• _PROVIDED DATA_:
template <bool SPLIT, bool MD = false>
__device__ __forceinline__ void ks_row_mac_fp_body(const KsMacArgs& a, const KsIdx& ki, const Mod& md, int midx,
                                                   u64* lds, void* twbuf)
{
    const int t = threadIdx.x;
    const int item = ki.item, tile = ki.tile, slot = ki.slot;
    const FC fc = make_fc(md.q, FP_SITE(SPLIT ? FPS_KS_ROW_SPLIT : FPS_KS_ROW, a.n_power - 12));
    const int s1 = a.n_power - 8;
    const ulonglong2* __restrict__ tw = a.tw + ((u64) midx << a.n_power);
    const int row = t >> 4, i0 = t & 15;
    const u32 crow = tile * 16 + row;
    const double* __restrict__ tb8 = a.twB8 + ((u64) midx * (15u << (a.n_power - 4))) + ((u64) crow * 15 * 16 + i0);
    const u64* __restrict__ pin = a.in + a.in_item_stride * item + ((u64) slot << a.n_power) + (u64) tile * 4096;
    const u64* __restrict__ pk = a.key + ((u64) midx << a.n_power) + (u64) tile * 4096 + row * 256 + i0;
    const u64 dig_off = (u64) a.rc << a.n_power;
    const u64 key_off1 = (u64) a.key_limbs << a.n_power, key_off2 = (u64) a.key_limbs << (a.n_power + 1);

    double* twl = reinterpret_cast<double*>(twbuf);
#pragma unroll
    for (int k = 0; k < 15; k++) twl[k * 256 + t] = tb8[k * 16];
    if (i0 < 15) {
        const int s = (i0 >= 7) ? 3 : (i0 >= 3) ? 2 : (i0 >= 1) ? 1 : 0;
        const int b = i0 - ((1 << s) - 1);
        twl[15 * 256 + i0 * 16 + row] = as_f64(tw[((((u32) 1 << s1) + crow) << s) + b].x);
    }
    wave_lds_fence();

    const int item_s = MD ? __builtin_amdgcn_readfirstlane(item) : 0, slot_s = MD ? __builtin_amdgcn_readfirstlane(slot) : 0;
    const int tile_s = MD ? __builtin_amdgcn_readfirstlane(tile) : 0, midx_s = MD ? __builtin_amdgcn_readfirstlane(midx) : 0;
    double a0[16], a1[16];
#pragma unroll
    for (int k = 0; k < 16; k++) a0[k] = a1[k] = 0.0;
    int since = 0;
    for (int i = ki.d0; i < ki.d1; i++) {
        double x[16];
        const u64* p = pin + dig_off * i;
        const bool ident = a.skip_identity && i == midx;
        const u64* px = ident ? a.ident + a.ident_item_stride * item + ((u64) i << a.n_power) + (u64) tile * 4096 : p;
        u64 xr[16];
#pragma unroll
        for (int k = 0; k < 16; k++) {
            if constexpr (!SPLIT) xr[k] = __builtin_nontemporal_load(&px[row * 256 + i0 + 16 * k]);
            else xr[k] = px[row * 256 + i0 + 16 * k];
        }
        const u64* k0 = pk + key_off2 * i;
        const u64* k1 = k0 + key_off1;
        u64 kv0[16], kv1[16];
#pragma unroll
        for (int k = 0; k < 16; k++) {
            kv0[k] = k0[16 * k];
            kv1[k] = k1[16 * k];
        }
        if (ident) {
            FP_STAGE(fc, FP_STAGE_INPUT);
#pragma unroll
            for (int k = 0; k < 16; k++) x[k] = fp_reduce(fp_from_u64(xr[k]), fc);
        } else {
            ks_fp_row<SPLIT>(x, xr, twl, lds, fc, s1, row, i0, t);
        }
#pragma unroll
        for (int k = 0; k < 16; k++) {
            const double xi = x[k] * fc.qi;
            FP_STAGE(fc, FP_STAGE_PRODUCT);
            a0[k] += fp_mul(fp_from_u64(kv0[k]), x[k], xi, fc);
            a1[k] += fp_mul(fp_from_u64(kv1[k]), x[k], xi, fc);
            FP_STAGE(fc, FP_STAGE_SUMS + since);
            FP_AUDIT_VAL(fc, FPM_SUM, a0[k]);
            FP_AUDIT_VAL(fc, FPM_SUM, a1[k]);
        }
        if (++since == 3) {
            since = 0;
            FP_STAGE(fc, FP_STAGE_SUMS + 3);
#pragma unroll
            for (int k = 0; k < 16; k++) {
                a0[k] = fp_reduce(a0[k], fc);
                a1[k] = fp_reduce(a1[k], fc);
            }
        }
    }
    if constexpr (MD) {
        int tt = threadIdx.x;
        asm volatile("" : "+v"(tt));
        const int trow = tt >> 4, ti0 = tt & 15;
        const u64 e0 = (u64) tile_s * 4096 + trow * 256 + ti0;
        const Mod mds = a.mods[midx_s];
        const u64 inv = a.tail.inv[midx_s];
        auto part = [&](int p, const double (&acc)[16]) {
            const u64* pT = ks_tail_T(a, item_s, slot_s, tile_s, p);
            u64 tr[16], cv[16];
#pragma unroll
            for (int k = 0; k < 16; k++) tr[k] = __builtin_nontemporal_load(&pT[trow * 256 + ti0 + 16 * k]);
            const bool with_ct = ks_tail_ct(a, item_s, slot_s, p, e0, cv);
            double x[16];
            ks_fp_row<false>(x, tr, twl, lds, fc, s1, trow, ti0, tt);
            FP_STAGE(fc, FP_STAGE_OUT);
            u64 av[16], tv[16];
#pragma unroll
            for (int k = 0; k < 16; k++) {
                av[k] = fp_to_u64(fp_canon(acc[k], fc));
                tv[k] = fp_to_u64(fp_canon(x[k], fc));
            }
            ks_tail_store(a, item_s, slot_s, p, e0, mds, inv, av, tv, with_ct, cv);
        };
        __builtin_amdgcn_sched_barrier(0);
        part(0, a0);
        __builtin_amdgcn_sched_barrier(0);
        part(1, a1);
        return;
    }
    u64* po = (SPLIT ? const_cast<u64*>(pin) + dig_off * ki.d0 - (u64) tile * 4096
                     : a.out + a.out_item_stride * item + ((u64) slot << a.n_power)) +
              (u64) tile * 4096 + row * 256 + i0;
    FP_STAGE(fc, FP_STAGE_OUT);
#pragma unroll
    for (int k = 0; k < 16; k++) {
        if constexpr (!SPLIT) {
            __builtin_nontemporal_store(fp_to_u64(fp_canon(a0[k], fc)), &po[16 * k]);
            __builtin_nontemporal_store(fp_to_u64(fp_canon(a1[k], fc)), &po[dig_off + 16 * k]);
        } else {
            po[16 * k] = fp_to_u64(fp_canon(a0[k], fc));
            po[dig_off + 16 * k] = fp_to_u64(fp_canon(a1[k], fc));
        }
    }
}

template <bool SPLIT>
__global__ __launch_bounds__(NTT_THREADS) void ks_row_mac_fp(KsMacArgs a)
{
    __shared__ __attribute__((aligned(16))) u64 lds[ROW_LDS_ELEMS];
    __shared__ double twl[15 * 256 + 15 * 16];
    const KsIdx ki = ks_index<SPLIT, SPLIT ? 0 : 2>(a);
    if (!ki.valid) return;
    const int midx = a.mod_order ? a.mod_order[ki.slot] : ki.slot;
    const Mod md = a.mods[midx];
    if (!md.fp) return;
    ks_row_mac_fp_body<SPLIT>(a, ki, md, midx, lds, twl);
}

__global__ __launch_bounds__(NTT_THREADS) void ks_row_mac_fp_moddown(KsMacArgs a)
{
    __shared__ __attribute__((aligned(16))) u64 lds[ROW_LDS_ELEMS];
    __shared__ double twl[15 * 256 + 15 * 16];
    const KsIdx ki = ks_index<false, 2>(a);
    if (!ki.valid) return;
    const int midx = a.mod_order ? a.mod_order[ki.slot] : ki.slot;
    const Mod md = a.mods[midx];
    if (!md.fp) return;
    ks_row_mac_fp_body<false, true>(a, ki, md, midx, lds, twl);
}
__global__ __launch_bounds__(NTT_THREADS, 1) void ks_row_mac_moddown(KsMacArgs a)
{
    __shared__ __attribute__((aligned(16))) u64 lds[ROW_LDS_ELEMS];
    __shared__ ulonglong2 twa[15 * 16];
    const KsIdx ki = ks_index<false, 1>(a);
    if (!ki.valid) return;
    const int midx = a.mod_order ? a.mod_order[ki.slot] : ki.slot;
    const Mod md = a.mods[midx];
    if (md.fp) return;
    ks_row_mac_int_body<false, true>(a, ki, md, midx, lds, twa);
}
// ... 164 lines not shown
                u64 va0[4], va1[4], vb0[4], vb1[4];
#pragma unroll
                for (int k = 0; k < 4; k++) {
                    const int e = row * 256 + i0 + 16 * (k0 + k);
                    va0[k] = a0[e]; va1[k] = a1[e]; vb0[k] = b0[e]; vb1[k] = b1[e];
                }
#pragma unroll
                for (int k = 0; k < 4; k++) {
                    u64 h1, l1, h2, l2;
                    mul64wide(va0[k], vb1[k], h1, l1);
                    mul64wide(va1[k], vb0[k], h2, l2);
                    const u64 lo = l1 + l2;
                    r[k] = reduce128(h1 + h2 + (lo < l1), lo, md);
                }
            } else {
                const u64* __restrict__ pa = tensor_part == 0 ? a0 : a1;
                const u64* __restrict__ pb = tensor_part == 0 ? b0 : b1;
                u64 va[4], vb[4];
#pragma unroll
                for (int k = 0; k < 4; k++) {
                    const int e = row * 256 + i0 + 16 * (k0 + k);
                    va[k] = pa[e]; vb[k] = pb[e];
                }
#pragma unroll
                for (int k = 0; k < 4; k++) r[k] = mul_barrett(va[k], vb[k], md);
            }
#pragma unroll
            for (int k = 0; k < 4; k++) lds[row_phys(row * 256 + i0 + 16 * (k0 + k))] = r[k];
        }
    } else {
#pragma unroll
        for (int k = 0; k < 16; k++) lds[row_phys(row * 256 + i0 + 16 * k)] = gld(&src[row * 256 + i0 + 16 * k]);
    }
    wave_lds_fence();
    T x[16];
#pragma unroll
    for (int k = 0; k < 8; k++) {
        ulonglong2 v = *reinterpret_cast<const ulonglong2*>(&lds[row_phys(row * 256 + 16 * i0 + 2 * k)]);
        x[2 * k] = ar.from_canon(v.x);
        x[2 * k + 1] = ar.from_canon(v.y);
    }
    ar.radix16_tb(x, a.itwB + ((u64) mod * (15u << (a.n_power - 4))) + ((u64) crow * 15 * 16 + i0));
    wave_lds_fence();
#pragma unroll
    for (int k = 0; k < 8; k++)
        *reinterpret_cast<ulonglong2*>(&lds[row_phys(row * 256 + 16 * i0 + 2 * k)]) =
            make_ulonglong2(ar.to_bits(x[2 * k]), ar.to_bits(x[2 * k + 1]));
    wave_lds_fence();
#pragma unroll
    for (int k = 0; k < 16; k++) x[k] = ar.from_bits(lds[row_phys(row * 256 + i0 + 16 * k)]);
    ar.template radix<4>(x, tw, (1u << s1) + crow);
    if constexpr (TO_LDS) {
#pragma unroll
        for (int k = 0; k < 16; k++) lds[row_phys(row * 256 + i0 + 16 * k)] = ar.to_bits(x[k]);
    } else {
#pragma unroll
        for (int k = 0; k < 16; k++) gst(&dst[row * 256 + i0 + 16 * k], ar.to_bits(x[k]));
    }
}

• _EXERCISE OBJECTIVE_: What lines of the listing above hold "false"? Copy all of them.

• _ANSWER BOX_:
template <bool SPLIT, bool MD = false>
            ks_fp_row<false>(x, tr, twl, lds, fc, s1, trow, ti0, tt);
    const KsIdx ki = ks_index<false, 2>(a);
    ks_row_mac_fp_body<false, true>(a, ki, md, midx, lds, twl);
    const KsIdx ki = ks_index<false, 1>(a);
    ks_row_mac_int_body<false, true>(a, ki, md, midx, lds, twa);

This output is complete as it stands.